- Records provided
template <int BP, int MI, int KSPLIT, int KQ, int PFX = 0>
__device__ __forceinline__ void cr_term(const double2* A, const double2* Bt, int c0, int crot, unsigned smask,
                                        d4 (&t1)[MI][MI], d4 (&t2)[MI][MI], d4 (&t3)[MI][MI]) {
  constexpr int HP = BP / 2, KS = BP / 4, KH = HP / 4, KSS = KS / KSPLIT, S0 = KQ * KSS;
  constexpr int PFD = PFX > 0 ? PFX : (MI == 1 ? kGemmPf : 2);
  constexpr int PF = KSS < PFD ? KSS : PFD;
  auto load = [&](int s, double2 (&a)[MI], double2 (&b)[MI]) {
#pragma unroll
    for (int mi = 0; mi < MI; ++mi) a[mi] = A[(int64_t)16 * mi * BP + s * 4];
#pragma unroll
    for (int ni = 0; ni < MI; ++ni)
      b[ni] = s < KH ? Bt[(int64_t)s * 4 * BP + c0 + 16 * ni] : Bt[(int64_t)(s - KH) * 4 * BP + crot + 16 * ni];
  };
  double2 fa[PF][MI], fb[PF][MI];
#pragma unroll
  for (int p = 0; p < PF; ++p) load(S0 + p, fa[p], fb[p]);
#pragma unroll
  for (int j = 0; j < KSS; ++j) {
    const int cs = j % PF;
    const bool syn = S0 + j >= KH;
    double ar[MI], ai[MI], br[MI], bi[MI];
#if !CR_GEMM_4M
    double as[MI], bs[MI];
#endif
#pragma unroll
    for (int mi = 0; mi < MI; ++mi) {
      ar[mi] = fa[cs][mi].x;
      ai[mi] = fa[cs][mi].y;
      if (syn) {
        const double ux = fb[cs][mi].x, uy = fb[cs][mi].y;
        br[mi] = flip_sign(ux, smask);
        bi[mi] = flip_sign(uy, smask ^ 0x80000000u);
      } else {
        br[mi] = fb[cs][mi].x;
        bi[mi] = fb[cs][mi].y;
      }
#if !CR_GEMM_4M
      as[mi] = ar[mi] + ai[mi];
      bs[mi] = syn ? flip_sign(fb[cs][mi].x - fb[cs][mi].y, smask) : br[mi] + bi[mi];
#endif
    }
    if (j + PF < KSS) load(S0 + j + PF, fa[cs], fb[cs]);
#pragma unroll
    for (int mi = 0; mi < MI; ++mi)
#pragma unroll
      for (int ni = 0; ni < MI; ++ni) {
#if CR_GEMM_4M
        t1[mi][ni] = __builtin_amdgcn_mfma_f64_16x16x4f64(ar[mi], br[ni], t1[mi][ni], 0, 0, 0);
        t3[mi][ni] = __builtin_amdgcn_mfma_f64_16x16x4f64(ar[mi], bi[ni], t3[mi][ni], 0, 0, 0);
        t2[mi][ni] = __builtin_amdgcn_mfma_f64_16x16x4f64(ai[mi], bi[ni], t2[mi][ni], 0, 0, 0);
        t3[mi][ni] = __builtin_amdgcn_mfma_f64_16x16x4f64(ai[mi], br[ni], t3[mi][ni], 0, 0, 0);
#else
        t1[mi][ni] = __builtin_amdgcn_mfma_f64_16x16x4f64(ar[mi], br[ni], t1[mi][ni], 0, 0, 0);
        t2[mi][ni] = __builtin_amdgcn_mfma_f64_16x16x4f64(ai[mi], bi[ni], t2[mi][ni], 0, 0, 0);
        t3[mi][ni] = __builtin_amdgcn_mfma_f64_16x16x4f64(as[mi], bs[ni], t3[mi][ni], 0, 0, 0);
#endif
      }
  }
}

template <int BP, int MI, int KSPLIT, int KQ, int PFX = 0>
__device__ __forceinline__ void cr_tile_part(const double2* base, const CrTask* __restrict__ tk, int tr, int tc,
                                             d4 (&t1)[MI][MI], d4 (&t2)[MI][MI], d4 (&t3)[MI][MI]) {
  constexpr int TS = 16 * MI, HP = BP / 2;
  constexpr int64_t BB = (int64_t)HP * BP;
  const int l = threadIdx.x & 63, lr = l & 15, lk = l >> 4;
  const int c0 = tc * TS, crot = c0 < HP ? c0 + HP : c0 - HP;
  const int nt = tk->nt, bq = tk->bq;
#pragma unroll 1
  for (int h = 0; h < nt; ++h) {
    const double2* A = base + tk->a[h] * BB + (int64_t)(tr * TS + lr) * BP + lk;
    const double2* Bt = base + tk->b[h] * BB + (int64_t)lk * BP + lr;
    const bool q = (bq >> h) & 1;
    const unsigned smask = ((c0 < HP) == q) ? 0x80000000u : 0u;
    cr_term<BP, MI, KSPLIT, KQ, PFX>(A, Bt, c0, crot, smask, t1, t2, t3);
  }
}

template <int BP, int MI>
__device__ __forceinline__ int64_t cr_slot_off(int v) {
  const int mi = v / (MI * 4), ni = (v / 4) % MI, rr = v % 4;
  return (int64_t)(mi * 16 + 4 * rr) * BP + ni * 16;
}

template <int BP, int MI, int KSPLIT>
__device__ __forceinline__ void cr_tile_store(d4 (&t1)[MI][MI], d4 (&t2)[MI][MI], d4 (&t3)[MI][MI], double sg,
                                              double2* O, bool hasc, const double2 (&cpf)[MI * MI * 4 / KSPLIT],
                                              bool valid, [[maybe_unused]] bool stamp = false) {
  constexpr int NV = MI * MI * 4;
  const int w = threadIdx.x >> 6, l = threadIdx.x & 63, kq = w % KSPLIT;
  auto put = [&](int v, double2 x) {
    if (hasc) {
      const double2 c = cpf[v / KSPLIT];
      x.x += c.x;
      x.y += c.y;
    }
    O[cr_slot_off<BP, MI>(v)] = x;
  };
  auto partial = [&](int v) {
    const int mi = v / (MI * 4), ni = (v / 4) % MI, rr = v % 4;
    const double a = t1[mi][ni][rr], b = t2[mi][ni][rr], c = t3[mi][ni][rr];
#if CR_GEMM_4M
    return make_double2(sg * (a - b), sg * c);
#else
    return make_double2(sg * (a - b), sg * (c - a - b));
#endif
  };
  if constexpr (KSPLIT == 1) {
    if (!valid) return;
#pragma unroll
    for (int v = 0; v < NV; ++v) put(v, partial(v));
  } else {
    __shared__ double2 red[4][NV][64];
#pragma unroll
    for (int v = 0; v < NV; ++v) red[w][v][l] = partial(v);
#ifdef CR_GEMM_STAMPS
    if (stamp) __asm__ volatile("s_waitcnt lgkmcnt(0)" ::: "memory");
    GEMM_STAMP(3, stamp);
#endif
    __syncthreads();
#ifdef CR_GEMM_STAMPS
    GEMM_STAMP(4, stamp);
#endif
    if (!valid) return;
    const int g0 = w - kq;
#pragma unroll
    for (int v = 0; v < NV; ++v) {
      if (v % KSPLIT != kq) continue;
      double2 x = red[g0][v][l];
#pragma unroll
      for (int k = 1; k < KSPLIT; ++k) {
        const double2 y = red[g0 + k][v][l];
        x.x += y.x;
        x.y += y.y;
      }
      put(v, x);
    }
  }
}

template <int BP, int MI, int KSPLIT>
__device__ __forceinline__ void cr_tile_cin(const double2* C, double2 (&cpf)[MI * MI * 4 / KSPLIT]) {
  const int kq = (threadIdx.x >> 6) % KSPLIT;
#pragma unroll
  for (int i = 0; i < MI * MI * 4 / KSPLIT; ++i) cpf[i] = C[cr_slot_off<BP, MI>(i * KSPLIT + kq)];
}
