int rfn_upsample_ce(const void* logits, const long* target, const float* weight, float* grad_lo, double* loss_sum, int B,
                    int C, int h, int w, int H, int W, int ignore_index, int dtype, int round16, rfn_stream_t stream);

int rfn_slide_argmax_confmat(const void* crop_logits, int dtype, int B, int C, int h, int w, const int* boxes, int nbox, int H,
                             int W, const long* target, int ignore_index, unsigned char* labels, long* confmat,
                             rfn_stream_t stream);

int rfn_gemm_nt_o32(const void* X, const void* W, const float* bias, const float* res, const float* rowscale,
                    int rows_per_sample, int act, float* Y, long M, long N, long K, long ldx, long ldw, long ldy,
                    rfn_stream_t stream);
int rfn_conv2d_nhwc_o32(const void* X, const void* W, const float* bias, int act, float* Y, int B, int H, int Wd, int C, int N,
                        int KH, int KW, int stride, int pad, int dil, long ldw, long ldy, int transposed,
                        rfn_stream_t stream);
int rfn_conv2d_nhwc_dgrad(const void* GY, const void* Wt, void* DX, int B, int H, int W, int C, int N, int KH, int KW,
                          int stride, int pad, int dil, long ldw, long ldy, int dtype, rfn_stream_t stream);
int rfn_conv2d_nhwc_wgrad(const void* GY, const void* X, float* P, float* grad_bias, int B, int H, int W, int C, int N, int KH,
                          int KW, int stride, int pad, int dil, long ldg, long Kpad, int rows_per_slab, int accumulate,
                          int dtype, rfn_stream_t stream);

int rfn_dacs_mix_jitter(const float* src, const float* trg, const long* gt_src, const long* pseudo_label,
                        const float* pseudo_weight, float* mixed_img, long* mixed_lbl, float* mixed_weight, double* mean_ws,
                        int B, int H, int W, const long* class_bits, const int* jitter_on, const int* order,
                        const float* factor, const float* hue, const float* mean3, const float* std3,
                        rfn_stream_t stream);
int rfn_dacs_blur(const float* x, float* tmp, float* y, int B, int C, int H, int W, int ksize_y, int ksize_x, const int* blur_on,
                  const double* sigma_y, const double* sigma_x, rfn_stream_t stream);

int rfn_crop_label_hist_u8(const void* label, int H, int W, const int* boxes, int K, int* hist, rfn_stream_t stream);
int rfn_crop_flip_norm_u8(const void* image, const void* label, int C, int H, int W, int top, int left, int h, int w, int flip,
                          const float* mean3, const float* std3, float* out_image, long* out_label, rfn_stream_t stream);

- Work request
Write only the number of lines in the listing that hold the word "void".

- Solution to this task
12